A Micronaut in the Wide World
The Imaginative Life and Times of Graham Percy
Exhibitions featuring an illustrator are few and far between. Depending on the number of bedtime stories you demanded as a kid, they can plunge you nostalgically back into childhood.
Although he lived most of his adult life in London, Graham Percy was one of New Zealand’s most well-known and distinctive illustrators, having provided visual material for more than 100 children’s books. However, A Micronaut in the Wide World – currently showing at the Hocken Library – demonstrates that his ideas extend far beyond the realm of storybooks.
Graham Percy was unknown to me upon entering the exhibition, but his illustrations were oddly familiar. They reminded me of Maurice Sendak: realistic enough to recognise what was being depicted yet with enough of a twist to be disconcerting. The human figures are out of proportion, their heads too large and their figures squashed in a way that makes you want to adjust them / push them into the correct mould. Percy’s style is highly memorable: his plump figures sit in beautifully detailed environments, often with scrawling text hanging in a top corner. Carefully constructed and quirky, they verge on graphic design.
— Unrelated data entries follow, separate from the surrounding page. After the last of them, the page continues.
constexpr int kOffsThreads = 1024, kOffsItems = 8, kOffsChunk = kOffsThreads * kOffsItems;
__global__ __launch_bounds__(kOffsThreads) void block_offsets_kernel(uint32_t* __restrict__ block_sum, int nb,
                                                                     uint32_t* __restrict__ total_out) {
    __shared__ uint32_t s_val[kOffsChunk];
    __shared__ uint32_t s_wave_sum[kOffsThreads / kWave];
    const int tid = threadIdx.x, lane = tid & (kWave - 1), wave = tid / kWave;
    uint32_t carry = 0;
    for (int c0 = 0; c0 < nb; c0 += kOffsChunk) {
        const int n = min(kOffsChunk, nb - c0);
#pragma unroll
        for (int k = 0; k < kOffsItems; ++k) {
            const int e = k * kOffsThreads + tid;
            s_val[e] = e < n ? block_sum[c0 + e] : 0u;
        }
        __syncthreads();
        uint32_t v[kOffsItems], sum = 0;
#pragma unroll
        for (int k = 0; k < kOffsItems; ++k) { v[k] = s_val[tid * kOffsItems + k]; sum += v[k]; }
        uint32_t incl = sum;
#pragma unroll
        for (int d = 1; d < kWave; d <<= 1) {
            const uint32_t o = __shfl_up(incl, d, kWave);
            if (lane >= d) incl += o;
        }
        if (lane == kWave - 1) s_wave_sum[wave] = incl;
        __syncthreads();
        uint32_t run = carry + incl - sum, total = 0;
#pragma unroll
        for (int w = 0; w < kOffsThreads / kWave; ++w) {
            const uint32_t t = s_wave_sum[w];
            if (w < wave) run += t;
            total += t;
        }
#pragma unroll
        for (int k = 0; k < kOffsItems; ++k) {
            const int e = tid * kOffsItems + k;
            if (e < n) block_sum[c0 + e] = run;
            run += v[k];
        }
        carry += total;
        __syncthreads();
    }
    if (tid == 0) total_out[0] = carry;
}

__global__ __launch_bounds__(kBlock) void mark_visible_kernel(int P, const float* __restrict__ means3D,
                                                              const float* __restrict__ V,
                                                              uint8_t* __restrict__ present) {
    const int idx = blockIdx.x * kBlock + threadIdx.x;
    if (idx >= P) return;
    const float x = means3D[3 * idx], y = means3D[3 * idx + 1], z = means3D[3 * idx + 2];
    const float pvz = V[2] * x + V[6] * y + V[10] * z + V[14];
    present[idx] = pvz > 0.2f ? 1 : 0;
}

__global__ __launch_bounds__(kBlock) void model_activate_kernel(int P, int M, const float* __restrict__ features_dc,
                                                                const float* __restrict__ features_rest,
                                                                const float* __restrict__ scaling,
// ... 23 lines not shown
            shs[row0 * L + e] = i < 3 ? features_dc[(row0 + g) * 3 + i] : features_rest[(row0 + g) * Lr + (i - 3)];
        }
    }
}
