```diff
+template <bool BN>
+__global__ __launch_bounds__(NT, 2) void conv_image_wgrad_kernel(WgArgs a) {
+  __shared__ __attribute__((aligned(16))) char smem[SMEM];
+  const int lane = threadIdx.x & 63;
+  const int wid = __builtin_amdgcn_readfirstlane(threadIdx.x >> 6);
+  char* dyb = smem + wid * WAVE_LDS;
+  char* ptb = dyb + TP * DYS;
+  const int H = a.H, W = a.W, HW = a.H * a.W;
+  const int P = a.N * HW;
+  const int ntiles = (P + TP - 1) / TP;
+  const int c8 = lane & 7, r8 = lane >> 3;
+  const int c = c8 * 8;
+  const int tp = lane & 31, th = lane >> 5;
+  const FastDiv div_hw((uint32_t)HW), div_w((uint32_t)W);
+
+  float sc[8], sf[8], mu[8], k1[8], k2[8], k3[8];
+  if constexpr (BN) {
+#pragma unroll
+    for (int e = 0; e < 8; ++e) {
+      sc[e] = a.scale[c + e]; sf[e] = a.shift[c + e]; mu[e] = a.mean[c + e];
+      k1[e] = a.k[c + e]; k2[e] = a.k[CO + c + e]; k3[e] = a.k[2 * CO + c + e];
+    }
+  }
+
+  auto load_tile = [&](int t, Tile& q) {
+    const int p0 = t * TP;
+#pragma unroll
+    for (int i = 0; i < 4; ++i) {
+      const int p = min(p0 + i * 8 + r8, P - 1);
+      q.d[i] = __builtin_nontemporal_load(reinterpret_cast<const u32x4*>(a.da + (int64_t)p * a.das + c));
+      if constexpr (BN)
+        q.y[i] = __builtin_nontemporal_load(reinterpret_cast<const u32x4*>(a.y + (int64_t)p * a.ys + c));
+    }
+  };
+  auto load_taps = [&](int t, u32x4* tv) {
+    const int p0 = t * TP;
+    const bool ok = p0 + tp < P;
+    const int p = ok ? p0 + tp : P - 1;
+    const int n = (int)div_hw.div((uint32_t)p);
+    const int rem = p - n * HW;
+    const int h = (int)div_w.div((uint32_t)rem), w = rem - h * W;
+#pragma unroll
+    for (int j = 0; j < 5; ++j) {
+      const int tap = th * 5 + j;
+      const int ty = tap / 3;
+      const int yy = h + ty - 1, xx = w + (tap - ty * 3) - 1;
+      tv[j] = u32x4{0, 0, 0, 0};
+      if (ok && tap < 9 && (unsigned)yy < (unsigned)H && (unsigned)xx < (unsigned)W)
+        tv[j] = *reinterpret_cast<const u32x4*>(a.img + ((int64_t)(n * H + yy) * W + xx) * a.imgs);
+    }
+  };
+
+  f32x4 acc[NA][NB];
+#pragma unroll
+  for (int i = 0; i < NA; ++i)
+#pragma unroll
+    for (int j = 0; j < NB; ++j) acc[i][j] = f32x4{0, 0, 0, 0};
+
+  const int g4 = lane >> 4, li = lane & 15, qd = li >> 2, pp = li & 3;
+  const char* rdA = dyb + (8 * g4 + qd) * DYS + 8 * pp;
+  const char* rdB = ptb + (8 * g4 + qd) * PTS + 8 * pp;
+
+  auto store_taps = [&](const u32x4* tv) {
+#pragma unroll
+    for (int j = 0; j < 5; ++j) *reinterpret_cast<u32x4*>(ptb + tp * PTS + (th * 5 + j) * 16) = tv[j];
+  };
+
+  auto process = [&](int t, const Tile& q, const u32x4* tn, bool more) {
+    const int p0 = t * TP;
+#pragma unroll
+    for (int i = 0; i < 4; ++i) {
+      Vec8<bf16_t> vo;
+      if constexpr (BN) {
+        Vec8<bf16_t> vx, vd;
+        vx.v = q.y[i];
+        vd.v = q.d[i];
+#pragma unroll
+        for (int e = 0; e < 8; ++e)
+          vo.set(e, bn_bwd_elem(vx.get(e), vd.get(e), a.relu, sc[e], sf[e], mu[e], k1[e], k2[e], k3[e]));
+      } else {
+        vo.v = q.d[i];
+      }
+      if (p0 + i * 8 + r8 >= P) vo.zero();
+      *reinterpret_cast<u32x4*>(dyb + (i * 8 + r8) * DYS + c8 * 16) = vo.v;
+    }
+    asm volatile("" ::: "memory");
+    u32x4 af[NA], bf[NB];
+#pragma unroll
+    for (int i = 0; i < NA; ++i) af[i] = tr_frag(rdA + i * 32, rdA + 4 * DYS + i * 32);
+#pragma unroll
+    for (int j = 0; j < NB; ++j) bf[j] = tr_frag(rdB + j * 32, rdB + 4 * PTS + j * 32);
+    asm volatile("" ::: "memory");
+    if (more) store_taps(tn);
+#pragma unroll
+    for (int i = 0; i < NA; ++i)
+#pragma unroll
+      for (int j = 0; j < NB; ++j)
+        acc[i][j] = __builtin_amdgcn_mfma_f32_16x16x32_bf16(__builtin_bit_cast(bf16x8, af[i]),
+                                                            __builtin_bit_cast(bf16x8, bf[j]), acc[i][j], 0, 0, 0);
+  };
+
+  const int tstep = gridDim.x * NW;
+  int t = blockIdx.x * NW + wid;
+  if (t < ntiles) {
+    Tile cur;
+    u32x4 tn[5];
+    load_tile(t, cur);
+    load_taps(t, tn);
+    store_taps(tn);
+    for (; t < ntiles; t += tstep) {
+      Tile nxt;
+      const bool more = t + tstep < ntiles;
+      if (more) {
+        load_tile(t + tstep, nxt);
+        load_taps(t + tstep, tn);
+      }
+      process(t, cur, tn, more);
+      if (more) cur = nxt;
+    }
+  }
+
+  __syncthreads();
+  float* red = reinterpret_cast<float*>(smem);
+  if (wid > 0) {
+#pragma unroll
+    for (int i = 0; i < NA; ++i)
+#pragma unroll
+      for (int j = 0; j < NB; ++j)
+#pragma unroll
+        for (int r = 0; r < 4; ++r) red[(wid - 1) * RED + ((i * NB + j) * 4 + r) * 64 + lane] = acc[i][j][r];
+  }
+  __syncthreads();
+  if (wid != 0) return;
+#pragma unroll 1
+  for (int w = 0; w < NW - 1; ++w)
+#pragma unroll
+    for (int i = 0; i < NA; ++i)
+#pragma unroll
+      for (int j = 0; j < NB; ++j)
+#pragma unroll
+        for (int r = 0; r < 4; ++r) acc[i][j][r] += red[w * RED + ((i * NB + j) * 4 + r) * 64 + lane];
+  float* out = a.slab + (int64_t)blockIdx.x * CO * NJ;
+#pragma unroll
+  for (int i = 0; i < NA; ++i)
+#pragma unroll
+    for (int j = 0; j < NB; ++j) {
+      const int col = 16 * j + li;
+      if (col < NJ)
+#pragma unroll
+        for (int r = 0; r < 4; ++r) out[(16 * i + 4 * g4 + r) * NJ + col] = acc[i][j][r];
+    }
+}
+
+}
+
+extern "C" int vu_conv_image_wgrad_bn_ok(int C, int Cp, int64_t das, int64_t ys, int64_t imgs, int N, int H, int W,
+                                         int dtype) {
+  if (dtype != VU_BF16 || C != CO || Cp != 8) return 0;
+  if (das % 8 != 0 || ys % 8 != 0 || imgs % 8 != 0 || das < CO || ys < CO || imgs < 8) return 0;
+  if (N < 1 || H < 1 || W < 1) return 0;
+  if ((int64_t)N * H * W >= (int64_t)1 << 31) return 0;
+  return 1;
+}
+
+extern "C" int vu_conv_image_wgrad_bn_slabs(int N, int H, int W) {
+  const int64_t tiles = ((int64_t)N * H * W + TP - 1) / TP;
+  int64_t nblk = (tiles + NW - 1) / NW;
+  const int64_t cap = 2 * (int64_t)cu_count();
+  if (nblk > cap) nblk = cap;
+  return nblk < 1 ? 1 : (int)nblk;
+}
+
+extern "C" int vu_conv_image_wgrad_bn(const void* da, int64_t das, const void* y, int64_t ys, const float* scale,
+                                      const float* shift, const float* mean, const float* k, int relu,
+                                      const void* img, int64_t imgs, int N, int H, int W, float* slab, int nslab,
+                                      void* stream) {
+  if (!vu_conv_image_wgrad_bn_ok(CO, 8, das, y ? ys : das, imgs, N, H, W, VU_BF16)) return (int)hipErrorInvalidValue;
+  if (!da || !img || !slab || nslab < 1) return (int)hipErrorInvalidValue;
+  if (y && (!scale || !shift || !mean || !k)) return (int)hipErrorInvalidValue;
+  if ((reinterpret_cast<uintptr_t>(da) | reinterpret_cast<uintptr_t>(y) | reinterpret_cast<uintptr_t>(img)) % 16 != 0)
+    return (int)hipErrorInvalidValue;
+  WgArgs a{(const bf16_t*)da, das, (const bf16_t*)y, ys, scale, shift, mean, k, relu, (const bf16_t*)img, imgs,
+           N, H, W, slab};
+  hipStream_t st = (hipStream_t)stream;
+  if (y)
+    hipLaunchKernelGGL(conv_image_wgrad_kernel<true>, dim3((unsigned)nslab), dim3(NT), 0, st, a);
+  else
+    hipLaunchKernelGGL(conv_image_wgrad_kernel<false>, dim3((unsigned)nslab), dim3(NT), 0, st, a);
+  return (int)hipGetLastError();
+}
diff --git a/vaeunet_amd/engine.py b/vaeunet_amd/engine.py
--- a/vaeunet_amd/engine.py
+++ b/vaeunet_amd/engine.py
@@ -430,16 +430,58 @@
     return a, (y, coef)
 
 
+FUSE_IMAGE_WGRAD_BN = True
+
+
+def _image_wgrad_kernel_serves(M, srcs, conv, shortcut, da, y):
+    if not FUSE_IMAGE_WGRAD_BN or shortcut is not None or M.d != BF16 or K.AUDIT is not None:
+        return False
+    if len(srcs) != 1 or not conv.weight.requires_grad:
+        return False
+    return K.image_wgrad_bn_ok(da, y, srcs[0], M.d)
+
+
+def _image_wgrad_bn_serves(M, srcs, conv, bn, y, da, need_dsrc, da_part, shortcut):
+    if need_dsrc or isinstance(da, PoolGrad) or (da_part is not None and da_part.x is not y):
+        return False
+    N, Cc, H, W = y.shape
+    if da_part is None and FUSED_BN_BWD and K.query("vu_bn_bwd_fused_supported", N * H * W, Cc, K.pstride(da),
+                                                    K.pstride(y), Cc):
+        return False
+    return _image_wgrad_kernel_serves(M, srcs, conv, shortcut, da, y)
+
+
+def _image_wgrad_bn(M, srcs, conv, bn, y, coef, da, cvalid, da_part):
+    gw, gb, acc = bn_grad_sinks(bn)
+    if da_part is not None:
+        k = K.bn_backward_finish(da_part, y, coef, bn.weight, gw, gb, acc, train=bn.training)
+    else:
+        k = K.bn_backward_reduce(da, y, coef, bn.weight, True, gw, gb, acc, M.d, train=bn.training)
+
+    def wg():
+        g, gacc = grad_sink(conv.weight)
+        K.image_wgrad_bn(da, y, coef, k, True, srcs[0], g, conv_layout(g), gacc, cvalid=cvalid)
+        M.notify([bn.weight, bn.bias, conv.weight])
+    M.side(wg, da, y, k, *srcs)
+
+
 def conv_bn_relu_bwd(M, srcs, conv, bn, saved, da, need_dsrc, cvalid=None, dsrc=None, dsrc_acc=False,
                      cin_pad=None, da_part=None, feeds=None, shortcut=None):
     y, coef = saved
+    if _image_wgrad_bn_serves(M, srcs, conv, bn, y, da, need_dsrc, da_part, shortcut):
+        _image_wgrad_bn(M, srcs, conv, bn, y, coef, da, cvalid, da_part)
+        return None
     zrs = shortcut.regions(y) if shortcut is not None else None
     dy = bn_bwd(da, y, coef, bn, True, M, part=da_part, zrs=zrs)
     if shortcut is not None:
         shortcut.dy = dy
 
     def wg():
-        wgrad3x3(dy, srcs, conv.weight, M, cvalid, sink=shortcut.sink if shortcut is not None else None)
+        if _image_wgrad_kernel_serves(M, srcs, conv, shortcut, dy, dy):
+            g, gacc = grad_sink(conv.weight)
+            K.image_wgrad_bn(dy, None, None, None, False, srcs[0], g, conv_layout(g), gacc, cvalid=cvalid)
+        else:
+            wgrad3x3(dy, srcs, conv.weight, M, cvalid, sink=shortcut.sink if shortcut is not None else None)
         M.notify([bn.weight, bn.bias] + ([conv.weight] if shortcut is None else []))
     M.side(wg, dy, *srcs)
     if not need_dsrc:
diff --git a/vaeunet_amd/kernels.py b/vaeunet_amd/kernels.py
--- a/vaeunet_amd/kernels.py
+++ b/vaeunet_amd/kernels.py
@@ -534,6 +534,44 @@
     return k
 
 
+def bn_backward_reduce(dy, x, coef, gamma, relu, dgamma, dbeta, acc, dtype, train=True):
+    N, Cc, H, W = x.shape
+    P = N * H * W
+    ws = torch.empty(query("vu_reduce_workspace_bytes", P, Cc) // 4 + 1, dtype=torch.float32, device=x.device)
+    k = torch.empty((3, Cc), dtype=torch.float32, device=x.device)
+    call("vu_bn_bwd_reduce", ptr(dy), pstride(dy), ptr(x), pstride(x), P, Cc, ptr(coef[0]),
+         ptr(coef[1]), ptr(coef[2]), ptr(coef[3]), ptr(gamma), 1 if relu else 0,
+         1 if train else 0, ptr(dgamma), ptr(dbeta), 1 if acc else 0, ptr(k), ptr(ws), dtype,
+         stream())
+    return k
+
+
+def image_wgrad_bn_ok(da, y, img, dtype):
+    N, Cc, H, W = y.shape
+    return bool(query("vu_conv_image_wgrad_bn_ok", Cc, img.shape[1], pstride(da), pstride(y), pstride(img),
+                      N, H, W, dtype))
+
+
+def image_wgrad_bn(da, y, coef, k, relu, img, grad, layout, accumulate, cvalid=None, nslab=None):
+    N, _, H, W = img.shape
+    if nslab is None:
+        nslab = query("vu_conv_image_wgrad_bn_slabs", N, H, W)
+    slab = torch.empty((nslab, 64, 72), dtype=torch.float32, device=grad.device)
+    none = y is None
+
+    def launch():
+        call("vu_conv_image_wgrad_bn", ptr(da), pstride(da), ptr(y), 0 if none else pstride(y),
+             None if none else ptr(coef[0]), None if none else ptr(coef[1]), None if none else ptr(coef[2]),
+             None if none else ptr(k), 1 if relu else 0, ptr(img), pstride(img), N, H, W, ptr(slab), nslab,
+             stream())
+    _timed("conv3x3_image_wgrad", 2 * N * H * W * 64 * 72, launch, "conv_image_wgrad_kernel",
+           lambda: f"{N}x{H}x{W} 64x72 slabs {nslab}" + ("" if none else " bn"))
+    s_i, s_tap, s_c = layout
+    call("vu_slab_reduce", ptr(slab), nslab, 64, 72, 8, 8 if cvalid is None else cvalid, s_i, s_tap, s_c,
+         ptr(grad), 1 if accumulate else 0, stream())
+    return slab
+
+
 def bn_backward_apply2(dy, x1, coef1, k1, dx1, x2, coef2, k2, dx2, dtype):
     N, Cc, H, W = x1.shape
     if not query("vu_bn_bwd_apply2_ok", Cc, pstride(dy), pstride(x1), pstride(x2), pstride(dx1), pstride(dx2)):
```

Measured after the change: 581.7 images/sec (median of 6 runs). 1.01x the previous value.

Bordering the two fields of art and design, illustration involves very specific representations of subject matter – much more so than the significant majority of recent “high art.” This level of focus allows illustrations to fit in with a body of text.
Illustration has often been considered one of visual art’s “lesser” forms, but this attitude seems to be changing. In many of Percy’s drawings you notice a distinct awareness of artistic movements such as Bauhaus, possibly a result of his training at Elam School of Fine Arts. In 1994 he published a book called Arthouse, in which he designed each room of a house in the style of an artist he was influenced. (Joseph Cornell was lucky enough to be represented by the bathroom.)
This exhibition gives viewers an overwhelming sense of Percy’s artistic and creative capability, and an insight into his ironic sense of humour. There are endless pictures of famous composers placed out of context, mostly in typical New Zealand landscapes. Franz Schubert emerges from a stream with a trout having found the inspiration for his “Trout Quintet,” and Beatrix Potter, her head an inflated balloon, is depicted casually observing some rabbits above the caption: “Beatrix Potter in her own special balloon watches rabbits dressed for occasion …”
Interestingly, the most captivating part of the entire exhibition is not the works themselves but a 10-minute video of Percy’s house in London, created by the illustrator’s son after his death. Everything is immaculately laid out, each room bursting with art works and collections of objects. One object that stands out as a representation of Percy’s personality is his printer, on which painted black and white squiggles accompany the words “un homage à Wassily Kandinsky.”
Percy died after catching pneumonia on a trip to get art supplies. He was creating and observing the world around him right until his death. With any large exhibition it becomes difficult to maintain the focus needed to really “look” at each drawing, but A Micronaut in the Wide World offers many gems that may touch your heart and possibly make you snort a little with laughter.